# Where can I find 12x19 Transfer Sheets?



## SIC J (Feb 18, 2009)

OK I'll start by saying I am not new to screen printing but new to heat presses and heat transfers. I don't know much about what kinda heat transfer sheets and what not to use for the best quality so bare with me.

I have already purchased a heat press and am now trying to get my designs put on the plastisol transfer sheets. (this is what my buddy uses and recommends). 

We have run into an issue and his distributors no longer can get 12x19 sizes anymore. His reps are telling him that they no longer make that size and the only way you can get them is if you buy a pallet of them (50,000 sheets). (used to get them from Kelly something, don't remember the full name of the company)

Now I am only relaying what he has told me so I do not know if this is true or not. He is not making any money off me so I know he is not scamming me. 

So is this size discontinued now or are his distributors giving him the run around? He also attempted to locate some himself and was unsuccessful without being told he must buy a huge amount.

Can someone point me in the right direction on where I can find some? Or if someone can tell me a place I can get the transfers done at a reasonable price? 

I was going to be charged for 12x19 with a minimum of 30 sheets.....
1 color - $4
each additional color $1 more
and as many colors as I wanted - $6

A couple buddies of mine use AirWavesInc. Anyone have good experience with them?


----------



## SIC J (Feb 18, 2009)

oh and after further research right now. I believe I would be looking for the hot split type transfer sheets.


----------



## wormil (Jan 7, 2008)

Ace sells 12x19, 500 sheets for $129.

Ace Screen Supply Company-UltraStrip 3000 Hot Peel Paper



If you just want to buy the printed transfers I recommend F&M (transferfreedom.com) for the best pricing & quick turnaround; Howard (howardsportswear.net) has the most standard colors and reasonable pricing. $4/sheet for one color is very expensive.


----------



## SIC J (Feb 18, 2009)

sorry its $4 for 2 colors.

after further research I found Ace. gonna give them a call today. Thanks. they seemed to be the only place I found that sells the sheets only. 

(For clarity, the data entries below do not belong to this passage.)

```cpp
// ... 486 lines not shown
                            if ((slot & 3) == 3) pre[j % PC_NSET][g] = tld(t + (j + PC_NSET) / 8, (j + PC_NSET) & 7, g);
                        } else if (slot < 8) {
                            if ((slot & 1) == 0) *reinterpret_cast<f32x4*>(dst_of(j + 1, slot >> 1)) = pre[pset][slot >> 1];
                        } else if ((slot & 1) == 0) {
                            pre[pset][(slot - 8) >> 1] = *reinterpret_cast<const f32x4*>(
                                tsrc(t + (j + 1 + PC_NSET) / 8, (j + 1 + PC_NSET) & 7, (slot - 8) >> 1));
                        }
                        __builtin_amdgcn_sched_barrier(0);
                    }
                }
            }
            if (col < tail.N && tail.plane_stride > 0) {
                float* plane = tail.out + (size_t)t * tail.plane_stride + wave * 32 + frow;
                const int pb0 = row0 / tail.seq_t, pt0 = row0 - pb0 * tail.seq_t;
#pragma unroll
                for (int r = 0; r < 16; ++r) {
                    const int lr = (r & 3) + 8 * (r >> 2) + 4 * fh;
                    const SeqRow q = seq_row(pb0, pt0, tail.seq_t, lr);
                    if (row0 + lr < M) plane[((size_t)q.b * (tail.seq_t + tail.pad_t) + q.t) * 256] = acc[r] + bv;
                }
            } else if (col < tail.N) {
#pragma unroll
                for (int r = 0; r < 16; ++r) {
                    const int row = row0 + (r & 3) + 8 * (r >> 2) + 4 * fh;
                    if (row < M) tail.out[(size_t)row * tail.ldo + col] = acc[r] + bv;
                }
            }
        }
    }
}


static constexpr int P16_BM = 16;
static constexpr int P16_RING = 8;
__host__ __device__ constexpr int p16_k0(int kk) { return (kk & 1) * 4 + (kk >> 1); }

template <int TAIL, int HEADK>
__global__ __launch_bounds__(512) __attribute__((amdgpu_waves_per_eu(4))) void ffn16_kernel(
    float* x, const float* __restrict__ lnw, const float* __restrict__ lnb, const float* __restrict__ w1, const float* __restrict__ b1,
    const float* __restrict__ w2, const float* __restrict__ b2, int M, int dff, float eps, float scale, FfnTail tail, FfnHead head) {
    extern __shared__ __align__(16) float sm[];
    float* xn = sm;
    float* hs = xn + P16_BM * PC_XLD;

    const int tid = threadIdx.x, lane = tid & 63;
    const int wave = __builtin_amdgcn_readfirstlane(tid >> 6);
    const int role = wave >> 2, idx = wave & 3;
    const int row0 = blockIdx.x * P16_BM;
    const int fr = lane & 15, kk = lane >> 4, ko = p16_k0(kk);
    const unsigned lane16 = lane * 16;
    f32x4 pre[P16_RING];
    const float* xa = xn + fr * PC_XLD + ko;

    f32x4 gw_head = {0.f, 0.f, 0.f, 0.f}, gb_head = gw_head;
    if (HEADK > 0) {
        {
            constexpr int KT = HEADK > 0 ? HEADK : 1, pad = KT - 1;
            const int c = tid & 255, half = tid >> 8;
            float w[KT], win[KT], nw[8];
#pragma unroll
            for (int j = 0; j < KT; ++j) w[j] = head.dw_w[j * 256 + c];
            const float bv = head.dw_b[c];
            const float gc = head.gconst ? head.gconst[c] : 0.f;
            const bool has_gc = head.gconst != nullptr;
            const int hb0 = row0 / head.seq_t, ht0 = row0 - hb0 * head.seq_t, lr_last = M - 1 - row0;
#pragma unroll
            for (int rr = 0; rr < 8; ++rr) {
                const SeqRow q = seq_row(hb0, ht0, head.seq_t, min(half * 8 + rr, lr_last));
// ... 512 lines not shown
```

Measured before the change: 52730 audio-seconds/sec.

## Add 16-row MFMA kernel for attention-out projection chained with LN and pointwise conv1 GLU

Adds a new rowgemm16 kernel that does the MHSA output projection plus residual, the conv-module layernorm, and the pointwise-conv1 GLU in one block of 16 rows. It uses MFMA 16x16x4 f32 with a register ring of prefetched packed weights, in the same style as the ffn16 kernel. The intent is more blocks in flight and better weight streaming than the generic packed rowgemm chain when M is large. The weights are repacked into the 16-row layout once and cached, and the old path is kept as a fallback with a debug toggle and a launch counter.

```diff
diff --git a/include/masr_hip.h b/include/masr_hip.h
--- a/include/masr_hip.h
+++ b/include/masr_hip.h
@@ -177,6 +177,7 @@
 int masr_select_lane(masr_engine* e, int32_t lane);
 
 int masr_debug_set(masr_engine* e, int32_t key, int32_t value);
+int masr_debug_get(masr_engine* e, int32_t key, int64_t* value);
 
 int masr_profile_select(masr_engine* e, int32_t kind);
 int masr_profile_read(masr_engine* e, double* total_ms, int64_t* launches, double* flops, int32_t reset);
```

if it doesnt work out, i'll definately check out the other place you mentioned.


----------



## wormil (Jan 7, 2008)

You could have saved yourself some time, the place I recommended is Ace.
"Ace sells 12x19, 500 sheets for $129."

The other two places are for printed transfers. $4 for 2 colors is still on the high side.


----------



## SIC J (Feb 18, 2009)

wormil said:


> You could have saved yourself some time, the place I recommended is Ace.
> "Ace sells 12x19, 500 sheets for $129."
> 
> The other two places are for printed transfers. $4 for 2 colors is still on the high side.


So I looked at transferfreedom.com and gave them a call. For 32 pieces of the 12x19 its $7.85 each piece. 

How is $4 for 2 colors expensive compared to the places you recommended? Did I miss something? With my guy, I only have to order 30 pieces minimum. Which I planned on doing because I have 3 different designs I'm doing all at the same time and I can fit each design on each sheet twice meaning I get 2 for 1. As well as he is able to put all my other small labels and designs on those sheets.


----------



## wormil (Jan 7, 2008)

Well we both missed something... F&M raised their prices on 12x19 and I was looking at an old price sheet; and you missed something because the price would be $3.74 for 32 pieces, not $7.85. F&M does not charge for ganged images either. Sounds like your guy is competitive, sorry for the misunderstanding. The $7.85 is four color process.


----------



## Colorfast (Sep 2, 2006)

VersaTrans sells an 11 x 17 sheet. The 11 x 17 is the image area.


----------



## Flint54 (Oct 16, 2008)

Insta Graphics also has 12 X 19. Don't know if they sell just the sheets but it seems that most of their sizes are xx X 19 so possibly they buy in bulk and cut their own??


----------